Repos Production
De Time’s Up! à 7 Wonders, Repos Production a fait de l’évidence une ligne éditoriale. Les règles s’expliquent vite. Le jeu, lui, reste longtemps.
Peu de maisons peuvent poser sur la même table Time’s Up!, 7 Wonders, Concept et Just One sans donner l’impression d’avoir pillé quatre catalogues. Repos Production y arrive parce que son vrai domaine n’est pas un genre de jeu, mais le passage de la règle à l’évidence. On comprend ce qu’il faut faire vite, puis le jeu prend de l’ampleur avec les autres. Même 7 Wonders, nettement plus construit qu’un jeu d’apéritif, a fait du jeu simultané une arme contre les tours qui traînent.

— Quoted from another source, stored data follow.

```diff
@@ -1840,6 +1841,8 @@
     const size_t srow = (size_t)s.s_off + (live ? mr : M - 1);
     if (live) a.hf[srow * a.FC + unit] = v;
     if (!a.qpart || FK_ABL == 4) return;
+    const unsigned long long on = __ballot(live && v + hb > 0.f);
+    if (col == 0 && live) a.fmask[(size_t)blockIdx.y * a.fmask_rs + srow] = (uint16_t)(on >> (16 * g));
     const float h = fmaxf(v + hb, 0.f);
     const int qs = a.A + 1;
     float *qo = a.qpart + (srow * (size_t)gridDim.y + blockIdx.y) * qs;
@@ -1859,6 +1862,7 @@
     NetOff off;
     const float *params, *pnext, *ptarget;
     const float *hf, *qpart, *h3;
+    const uint16_t *fmask; int fmask_rs;
     const uint8_t *act; const float *rew; const uint8_t *term; const float *isw;
     double gamma;
     float *grad, *dh3, *loss, *abs_err, *y_out;
@@ -1888,10 +1892,15 @@
     };
     float pre_hf[32], pre_bias, pre_wq[AT], pre_wv, pre_a[16];
     float4 pre_w[8];
+    uint4 pre_m[4];
+    auto load_mask = [&](int n) {
+        const uint4 *mp = reinterpret_cast<const uint4 *>(L.fmask + (size_t)(n >> 4) * L.fmask_rs + mt * 32);
+#pragma unroll
+        for (int q = 0; q < 4; q++) pre_m[q] = mp[q];
+    };
     if constexpr (DX) {
         const int ch = FC < 512 ? FC : 512, n = tid < ch ? tid : 0;
-#pragma unroll
-        for (int q = 0; q < 32; q++) { const int bq_ = mt * 32 + q; pre_hf[q] = L.hf[(size_t)(bq_ < B ? bq_ : 0) * FC + n]; }
+        load_mask(n);
         unit_params(n, pre_bias, pre_wq, pre_wv);
         const int kh = ch / 16, nbeg = wave * (ch / 8) + (lane >> 5) * kh;
         const float *brun = P + OFF_WF1 + (size_t)(kt * 32 + (lane & 31)) * FC + nbeg;
@@ -1913,6 +1922,8 @@
         for (int t = 0; t < 16; t++) { const int b = 2 * t + (lane >> 5); pre_a[t] = L.h3[(size_t)(b < B ? b : 0) * 1600 + ktc * 32 + (lane & 31)]; }
 #pragma unroll
         for (int q = 0; q < 8; q++) pre_w[q] = make_float4(0.f, 0.f, 0.f, 0.f);
+#pragma unroll
+        for (int q = 0; q < 4; q++) pre_m[q] = make_uint4(0u, 0u, 0u, 0u);
     }
     float bqs[AT], bqn[AT], bq3[AT];
 #pragma unroll
@@ -2018,8 +2029,13 @@
             if (AT == 2) { dadv2[2 * b] = dadv[b][0]; dadv2[2 * b + 1] = dadv[b][1]; }
         }
     }
-#pragma unroll
-    for (int q = 0; q < 32; q++) keep(pre_hf[q]);
+    if constexpr (DX) {
+#pragma unroll
+        for (int q = 0; q < 4; q++) { keep(pre_m[q].x); keep(pre_m[q].y); keep(pre_m[q].z); keep(pre_m[q].w); }
+    } else {
+#pragma unroll
+        for (int q = 0; q < 32; q++) keep(pre_hf[q]);
+    }
 #pragma unroll
     for (int q = 0; q < 16; q++) keep(pre_a[q]);
 #pragma unroll
@@ -2038,11 +2054,15 @@
     }
     if (lead && tid >= 64 && tid < 64 + A) { const int c = tid - 64; float sum = 0.f; for (int b = 0; b < B; b++) sum += dadv[b][c]; L.grad[L.off.bq + c] = sum; }
     if (lead && tid == 128 && L.dueling) { float sum = 0.f; for (int b = 0; b < B; b++) sum += dv[b]; L.grad[L.off.bv] = sum; }
+    auto dhf_sum = [&](int b, const float (&wq)[AT], float wv) {
+        float d = L.dueling ? dv[b] * wv : 0.f;
+#pragma unroll
+        for (int c = 0; c < AT; c++) if (c < A) d = fmaf(dadv[b][c], wq[c], d);
+        return d;
+    };
     auto dhf_of = [&](int b, float hfv, float bias, const float (&wq)[AT], float wv, float &hout) {
         const float v = hfv + bias;
-        float d = L.dueling ? dv[b] * wv : 0.f;
-#pragma unroll
-        for (int c = 0; c < AT; c++) if (c < A) d = fmaf(dadv[b][c], wq[c], d);
+        const float d = dhf_sum(b, wq, wv);
         hout = fmaxf(v, 0.f);
         return v > 0.f ? d : 0.f;
     };
@@ -2056,8 +2076,7 @@
             if (nc) {
                 __syncthreads();
                 const int n = nc + (tid < ch ? tid : 0);
-#pragma unroll
-                for (int q = 0; q < 32; q++) { const int bq_ = mt * 32 + q; pre_hf[q] = L.hf[(size_t)(bq_ < B ? bq_ : 0) * FC + n]; }
+                load_mask(n);
                 unit_params(n, pre_bias, pre_wq, pre_wv);
                 const int kh = ch / 16, nbeg = wave * (ch / 8) + hl * kh;
                 const float *brun = P + OFF_WF1 + (size_t)(kt * 32 + jj) * FC + nc + nbeg;
@@ -2065,6 +2084,13 @@
                 for (int q = 0; q < 8; q++) pre_w[q] = *reinterpret_cast<const float4 *>(brun + (4 * q < kh ? 4 * q : 0));
             }
             if (tid < ch && BW_ABL != 2) {
+                const int bit = (nc + tid) & 15;
+                auto on = [&](int q) {
+                    const uint4 m = pre_m[q >> 3];
+                    const int w = (q >> 1) & 3;
+                    const uint32_t v = w == 0 ? m.x : w == 1 ? m.y : w == 2 ? m.z : m.w;
+                    return ((v >> (16 * (q & 1) + bit)) & 1u) != 0u;
+                };
                 if (AT == 2 && !L.dueling) {
                     float4 da[16];
 #pragma unroll
@@ -2072,19 +2098,15 @@
                     float o[32];
 #pragma unroll
                     for (int q = 0; q < 16; q++) {
-                        const float v0 = pre_hf[2 * q] + pre_bias, v1 = pre_hf[2 * q + 1] + pre_bias;
                         const float d0 = fmaf(da[q].y, pre_wq[1], fmaf(da[q].x, pre_wq[0], 0.f)), d1 = fmaf(da[q].w, pre_wq[1], fmaf(da[q].z, pre_wq[0], 0.f));
-                        o[2 * q] = (v0 > 0.f && mt * 32 + 2 * q < B) ? d0 : 0.f;
-                        o[2 * q + 1] = (v1 > 0.f && mt * 32 + 2 * q + 1 < B) ? d1 : 0.f;
+                        o[2 * q] = (on(2 * q) && mt * 32 + 2 * q < B) ? d0 : 0.f;
+                        o[2 * q + 1] = (on(2 * q + 1) && mt * 32 + 2 * q + 1 < B) ? d1 : 0.f;
                     }
 #pragma unroll
                     for (int q = 0; q < 32; q++) dh[q * RS + tid] = o[q];
                 } else {
 #pragma unroll
-                    for (int q = 0; q < 32; q++) {
-                        float hv;
-                        dh[q * RS + tid] = mt * 32 + q < B ? dhf_of(mt * 32 + q, pre_hf[q], pre_bias, pre_wq, pre_wv, hv) : 0.f;
-                    }
+                    for (int q = 0; q < 32; q++) dh[q * RS + tid] = mt * 32 + q < B && on(q) ? dhf_sum(mt * 32 + q, pre_wq, pre_wv) : 0.f;
                 }
             }
             __syncthreads();
@@ -3229,6 +3251,7 @@
     AdamDev *adam;
     float *p1, *h2, *h3, *hf, *q;
     float *qpart;
+    uint16_t *fmask; int fmask_rs;
     unsigned long long *ring_fo;
     hipEvent_t grad_ev;
     hipEvent_t grad_ev_recorded;
@@ -3413,6 +3436,8 @@
     alloc((void **)&h->h2, S * 1600 * 4); alloc((void **)&h->h3, S * 1600 * 4);
     alloc((void **)&h->hf, S * fc_width * 4 * FC1_KS); alloc((void **)&h->q, S * MAXA * 4);
     alloc((void **)&h->qpart, (size_t)(fc_width / 16) * S * (MAXA + 1) * 4);
+    h->fmask_rs = (int)((S + 31) / 32 * 32);
+    alloc((void **)&h->fmask, (size_t)(fc_width / 16) * h->fmask_rs * sizeof(uint16_t));
     alloc((void **)&h->ring_fo, (size_t)max_batch * 4 * sizeof(unsigned long long));
     const size_t Bm = max_batch;
     alloc((void **)&h->dhf, Bm * fc_width * 4); alloc((void **)&h->dh3, Bm * 1600 * 4);
@@ -3438,7 +3463,7 @@
 extern "C" int fb_qnet_destroy(fb_qnet_t h) {
     if (!h) return FB_OK;
     void *ptrs[] = {h->zeros, h->wsp[0], h->wsp[1], h->a1s, h->a3s, h->w1s[0], h->w1s[1], h->params[0], h->params[1], h->adam_m, h->adam_v, h->grad, h->slabs, h->slabs1, h->adam, h->p1, h->amax, h->h2,
-                    h->h3, h->hf, h->q, h->qpart, h->dhf, h->dh3, h->dh2, h->dp1, h->ring_fo, h->gmax, h->hf_act, h->hp_act,
+                    h->h3, h->hf, h->q, h->qpart, h->fmask, h->dhf, h->dh3, h->dh2, h->dp1, h->ring_fo, h->gmax, h->hf_act, h->hp_act,
                     h->c51_dl, h->c51_xs, h->c51_lt, h->heff[0], h->heff[1], h->mst[0], h->mst[1], h->nz[0], h->nz[1],
                     h->nz_zero, h->wsig, h->a3n, h->ht, h->sig_seen};
     if (h->split) {
@@ -3756,7 +3781,7 @@
     if (fk) FB_K(K_FC1) {
         FkArgs fa;
         fa.sl = p.sl; fa.h3 = h->h3; fa.hf = h->hf; fa.qpart = p.train && !c51 ? h->qpart : nullptr; fa.FC = h->FC; fa.A = h->A;
-        fa.dueling = h->arch == FB_ARCH_DUELING; fa.stot = stot; fa.off = h->off;
+        fa.dueling = h->arch == FB_ARCH_DUELING; fa.stot = stot; fa.off = h->off; fa.fmask = h->fmask; fa.fmask_rs = h->fmask_rs;
         hipLaunchKernelGGL(fc1_fk_kernel, dim3((maxc + 15) / 16, h->FC / 16, p.ns), dim3(512), 0, st, fa);
     }
     if (c51 && !p.train && !p.no_head) FB_K(K_HEAD) {
@@ -3848,7 +3873,7 @@
             Bw1Args L;
             L.algo = p.algo; L.B = B; L.FC = FC; L.A = h->A; L.dueling = h->arch == FB_ARCH_DUELING; L.stot = stot; L.n_dx = ndx1; L.off = h->off;
             L.params = h->params[0]; L.pnext = p.sl.s[1].params; L.ptarget = p.ns > 2 ? p.sl.s[2].params : p.sl.s[1].params;
-            L.hf = h->hf; L.qpart = h->qpart; L.h3 = h->h3; L.act = p.a; L.rew = p.r; L.term = p.t; L.isw = p.isw; L.gamma = p.gamma;
+            L.hf = h->hf; L.qpart = h->qpart; L.fmask = h->fmask; L.fmask_rs = h->fmask_rs; L.h3 = h->h3; L.act = p.a; L.rew = p.r; L.term = p.t; L.isw = p.isw; L.gamma = p.gamma;
             L.grad = G; L.dh3 = h->dh3; L.loss = p.loss; L.abs_err = p.abs_err; L.y_out = p.y;
             if (p.tick) h->adam_ticked = !p.apply_adam;
             L.adam = h->adam; L.tick = p.tick; L.rb = rbt;
```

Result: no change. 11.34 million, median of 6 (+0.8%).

L’éditeur bruxellois publie depuis 2004 et cultive une image volontiers décontractée, chapeaux et bières compris. Pourtant, le catalogue est d’une efficacité assez redoutable : 7 Wonders a reçu le Kennerspiel des Jahres en 2011, puis Just One le Spiel des Jahres en 2019. Deux récompenses allemandes majeures, avec deux jeux qui n’occupent pas du tout la même soirée.
Le plus intéressant est peut-être ce que Repos fait après le succès. 7 Wonders est devenu une famille complète, avec un duel, une version plus accessible, des extensions et désormais des déclinaisons qui pourraient facilement sentir le réchauffé. La maison prend pourtant le temps de modifier l’échelle et la sensation de jeu. 7 Wonders Duel n’est pas un grand jeu découpé pour deux. Il reconstruit la tension autour d’une pyramide de cartes partiellement visibles.
Repos Production appartient au groupe Asmodee, mais son identité reste lisible. Des jeux populaires, oui, sans confondre populaire et paresseux. Quand une idée demande trois pages de règles au lieu de douze, la boîte n’en est pas moins sérieuse.